Problem requirements:
Your answer must be an exact transcription of every entry.

Stored data:
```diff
+                    e = row0 * W + sl;
+                }
+                if (e < -1 || e >= t.ppx) bad("output pixel outside the period");
+                blk[o_tail + sl] = e;
+            }
+    }
+    return t;
 }
 
 void launch_conv_mfma(const ConvMfmaArgs &a, const ConvPlan &p, hipStream_t s) {
```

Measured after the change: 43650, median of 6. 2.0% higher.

Exercise output:
```diff
+                    e = row0 * W + sl;
+                }
+                if (e < -1 || e >= t.ppx) bad("output pixel outside the period");
+                blk[o_tail + sl] = e;
+            }
+    }
+    return t;
 }
 
 void launch_conv_mfma(const ConvMfmaArgs &a, const ConvPlan &p, hipStream_t s) {
```

Measured after the change: 43650, median of 6. 2.0% higher.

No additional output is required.